The next step was equally as effortless as my visions and song. I started to join the group with the energy healing work and I found by the same process of just letting things unfold, I knew exactly where to place my hands; what sounds to make; where to stand; what part of my body to use; what part of the subject's body to focus on. It all just flowed. Naturally.

Over the coming months, years perhaps, I explored this new aspect of myself, this new capacity. Then at some point I began to notice that there were people who were called shaman and when I watched them on TV (this was before YouTube) they acted in ways very similar to me. I also began to collect items of a shamanic nature. Not deliberately or with intention or mimicry, but naturally, accidentally even. I made myself a drum out of an old lightshade and a piece of leather. I gathered candles and rocks and crystals and other gems. All these things just felt right. I would sit, meditate and then let the visions flow. I would beat the drum and chant my songs, all without obvious or apparent meaning but deeply relevant and meaningful to me.

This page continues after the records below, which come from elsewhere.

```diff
diff --git a/rescan_line_sted_amd/csrc/rlsted.cpp b/rescan_line_sted_amd/csrc/rlsted.cpp
--- a/rescan_line_sted_amd/csrc/rlsted.cpp
+++ b/rescan_line_sted_amd/csrc/rlsted.cpp
@@ -69,6 +69,7 @@
     int lanes = 2;
     bool draw_ahead = false;
     int draw_grid = 128;
+    bool poisson_groups = true;
     bool inplace = true;
     int col_order = 4;
     bool pair = false;
@@ -104,6 +105,7 @@
     o.lanes = std::min(std::max(number("RLSTED_LANES", o.lanes), 1), kMaxLanes);
     o.draw_ahead = flag("RLSTED_DRAW_AHEAD", o.draw_ahead);
     o.draw_grid = std::min(std::max(number("RLSTED_DRAW_GRID", o.draw_grid), 1), (int)kPoissonGrid);
+    o.poisson_groups = flag("RLSTED_POISSON_GROUPS", o.poisson_groups);
     o.inplace = flag("RLSTED_INPLACE", o.inplace);
     o.col_order = std::max(number("RLSTED_COL_ORDER", o.col_order), 1);
     o.pair = flag("RLSTED_PAIR", dtype == RL_F32 && n_psf == 1);
@@ -815,6 +817,7 @@
     int last_sim_images = 0;
     bool noiseless_sparse = false;
     int last_shared_slices = 0, last_slices = 0;
+    int grouped_draws = 0, last_grouped_draws = 0;
     int last_draws_ahead = 0;
     bool share_possible() const { return opt.share_objects && !sep && (int)obj_class.size() == B && n_classes < B; }
     size_t layout_share(int cf) {
@@ -937,7 +940,9 @@
         const hipError_t e = aux_poisson(dtype, shared ? noiseless_c : off(noiseless, (size_t)f0 * V * n_img()), off(meas, (size_t)f0 * V * n_img()),
                                          (unsigned)n_img(), (unsigned)(nf * V), (unsigned)(f0 * V), d.seed, d.rng_kind, ws, cur(),
                                          d.key_seeds ? d.key_seeds + f0 : nullptr, d.key_ids ? d.key_ids + f0 : nullptr, (unsigned)V,
-                                         shared ? share_lists.rate_of + f0 : nullptr, ahead ? (unsigned)opt.draw_grid : (unsigned)kPoissonGrid);
+                                         shared ? share_lists.rate_of + f0 : nullptr, ahead ? (unsigned)opt.draw_grid : (unsigned)kPoissonGrid,
+                                         opt.poisson_groups);
+        if (aux_poisson_groups(opt.poisson_groups, d.rng_kind, shared)) ++grouped_draws;
         return e == hipSuccess ? RL_OK : fail(RL_ERR_HIP, std::string("Poisson kernels: ") + hipGetErrorString(e));
     }
     int loop_slice(const Run& r, int f0, int nf) {
@@ -1005,6 +1010,7 @@
             ~ActiveGuard() { a = nullptr; }
         } active_guard{active};
         const Run run{k, restart, draw, cp, cf};
+        grouped_draws = 0;
         int rc = RL_OK;
         for (const StreamOp& op : schedule.ops) {
             if (rc != RL_OK && !op.join) continue;
@@ -1022,6 +1028,7 @@
         cycle_state = schedule.after;
         if (draw) {
             last_draws_ahead = schedule.draws_ahead;
+            last_grouped_draws = grouped_draws;
             noiseless_sparse = schedule.shared_slices > 0;
             last_shared_slices = schedule.shared_slices;
             last_slices = schedule.slices;
@@ -1670,6 +1677,12 @@
 int rl_deconv_draws_ahead(const rl_deconv* h, int* slices) {
     if (!h || !slices) return fail(RL_ERR_INVALID, "NULL argument");
     *slices = h->last_draws_ahead;
+    return RL_OK;
+}
+
+int rl_deconv_grouped_draws(const rl_deconv* h, int* slices) {
+    if (!h || !slices) return fail(RL_ERR_INVALID, "NULL argument");
+    *slices = h->last_grouped_draws;
     return RL_OK;
 }
 
```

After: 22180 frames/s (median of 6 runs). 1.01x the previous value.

With those I knew and trusted I explored healing in this way. I felt a deep sense of identity with what I was doing, a pride in having found myself. Like a teenager who is discovering who they are I wanted the world to know. I started to call myself a shaman. It seemed to be the word that fit the best. I was happy to declare who I was. Being a shaman was the most natural thing in the world to me and so I give only a little thought to what others might think of this lawyer who now made funny sounds and beat a drum.

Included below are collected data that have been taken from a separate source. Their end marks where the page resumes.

# PKU-EPIC/PartManip

Hardware: AMD Instinct MI355X
Metric: PPO env-steps/sec (whole node), 4096 envs x 1024-pt clouds (higher is better)
Workload: dtype f32

## Files before the change

include/partmanip_hip.h:

```cpp
#ifndef PARTMANIP_HIP_H
#define PARTMANIP_HIP_H

#include <stddef.h>
#include <stdint.h>

#ifdef __cplusplus
extern "C" {
#endif

#define PM_OK 0
#define PM_EINVAL (-1)
#define PM_EWORKSPACE (-2)
#define PM_EALIGN (-3)
#define PM_EUNSUPPORTED (-4)

#define PM_ACT_NONE 0
#define PM_ACT_TANH 1
#define PM_ACT_RELU 2
#define PM_ACT_LRELU 3
#define PM_ACT_ELU 4
#define PM_ACT_SELU 5
#define PM_ACT_SIGMOID 6
#define PM_ACT_MAX 6

// ... 11 lines not shown
int pm_adv_normalize_f32(float* x, long n, float eps, void* workspace, size_t workspace_bytes, void* stream);

int pm_gather_rows_f32(const float* src, const int64_t* idx, float* dst, long n_rows, long row_elems,
                       long src_ld, long dst_ld, void* stream);

int pm_linear_fwd_f32(const float* X, long ldx, const float* W, long ldw, const float* b, float* Y, long ldy,
                      int M, int N, int K, int act, void* stream);
int pm_linear_bwd_data_f32(const float* dY, long lddy, const float* W, long ldw, const float* H, long ldh,
                           float* dX, long lddx, int M, int N, int K, int act, void* stream);
size_t pm_linear_bwd_weight_workspace_bytes(int M, int N, int K);
int pm_linear_bwd_weight_f32(const float* dY, long lddy, const float* X, long ldx, float* dW, long lddw,
                             float* db, int M, int N, int K, void* workspace, size_t workspace_bytes,
                             void* stream);

int pm_mlp_fwd_f32(const float* X, long ldx, int M, int n_layers, const int* dims, const float* const* W, const float* const* b,
                   int act, float* const* H, void* stream);
size_t pm_mlp_bwd_workspace_bytes(int M, int n_layers, const int* dims);
int pm_mlp_bwd_f32(const float* X, long ldx, int M, int n_layers, const int* dims, const float* const* W, const float* const* H,
                   int act, const float* dY, float* const* dW, float* const* db, float* dX, void* workspace,
                   size_t workspace_bytes, void* stream);

#define PM_LINEAR_GROUP_MAX 8
typedef struct pm_linear_fwd_desc {
    const float* X; long ldx; const float* W; long ldw; const float* b; float* Y; long ldy; int M, N, K, act;
} pm_linear_fwd_desc;
typedef struct pm_linear_bwd_data_desc {
    const float* dY; long lddy; const float* W; long ldw; const float* H; long ldh; float* dX; long lddx; int M, N, K, act;
} pm_linear_bwd_data_desc;
typedef struct pm_linear_bwd_weight_desc {
    const float* dY; long lddy; const float* X; long ldx; float* dW; long lddw; float* db; long slab_stride; int M, N, K;
    int dy_cols, x_cols;
    int pad_;
} pm_linear_bwd_weight_desc;
int pm_linear_fwd_group_f32(int n, const pm_linear_fwd_desc* d, void* stream);
int pm_linear_bwd_data_group_f32(int n, const pm_linear_bwd_data_desc* d, void* stream);
int pm_linear_bwd_weight_group_f32(int n, const pm_linear_bwd_weight_desc* d, int splits, void* stream);
#define PM_LINEAR_PATH_SKINNY 0
#define PM_LINEAR_PATH_REG 1
#define PM_LINEAR_PATH_DMA 2
typedef struct pm_linear_variant {
    int path;
    int tm, tn;
    int lay;
    int stages;
    int vec;
    int big;
    int grid;
    int n;
    int vecC[PM_LINEAR_GROUP_MAX];
    int splits[PM_LINEAR_GROUP_MAX];
    int kchunk[PM_LINEAR_GROUP_MAX];
} pm_linear_variant;
int pm_linear_fwd_variant_f32(const float* X, long ldx, const float* W, long ldw, const float* b, const float* Y, long ldy,
                              int M, int N, int K, int act, pm_linear_variant* out);
int pm_linear_bwd_data_variant_f32(const float* dY, long lddy, const float* W, long ldw, const float* H, long ldh,
                                   const float* dX, long lddx, int M, int N, int K, int act, pm_linear_variant* out);
int pm_linear_bwd_weight_variant_f32(const float* dY, long lddy, const float* X, long ldx, const float* dW, long lddw,
                                     const float* db, int M, int N, int K, const void* workspace, pm_linear_variant* out);
int pm_linear_fwd_group_variant_f32(int n, const pm_linear_fwd_desc* d, pm_linear_variant* out);
int pm_linear_bwd_data_group_variant_f32(int n, const pm_linear_bwd_data_desc* d, pm_linear_variant* out);
int pm_linear_bwd_weight_group_variant_f32(int n, const pm_linear_bwd_weight_desc* d, int splits, pm_linear_variant* out);
size_t pm_linear_chain_workspace_bytes(int M);
int pm_linear_fwd_chain_f32(int n, const pm_linear_fwd_desc* d, void* workspace, size_t workspace_bytes, void* stream);
int pm_linear_bwd_data_chain_f32(int n, const pm_linear_bwd_data_desc* d, void* workspace, size_t workspace_bytes, void* stream);
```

This was not bravery, courage or fierce independence. It was simply inevitable. I carried on being a lawyer all the while looking for a way to be more and more my shaman self. With hindsight I see that because I did not care that others knew my true identity, people who knew me, as far as I could tell, also seemed to not care and continued to see me in the context they found me.

Lawyers saw me as a lawyer. Some, occasionally, broke role and enquired after my spiritual life. This occurred almost always because they wanted to talk of their own spiritual, their own ‘weird’, experiences. Many never mentioned it and it only occurred to me later that they must have known. I learned that I could quietly chant or tap out a rhythm in public and, other than the occasional glance, I did not attract attention. People see and hear what they expect to see and hear. So long as I was not trying to attract attention, by being deliberately obvious or deliberately secret, I could proceed unnoticed.

Eventually I began to work with the public. I established a work place in the main street of the small town near where I lived. In the front I carried out law work and the people who came for that noticed the law things and saw me as a lawyer. In the back room I practiced as a shaman and the people who came for that saw me as a shaman.

So, answering the question: What do I know about shamanism and who am I trying to tell or teach anyone else about it? My answer is that everything I know about shamanism and what I talk about has come from my own experience; what I have 'seen' (perceived is perhaps a better word), felt, heard and generally experienced as my path has unfolded in a way I could never have predicted or expected. Like all our paths, it is perhaps only looking back that we can see them as a systematic chain of events leading somewhere. Along the way the expereince is much more chaotic and the path ahead is obscured by the possibilities of choice and so many unknowns.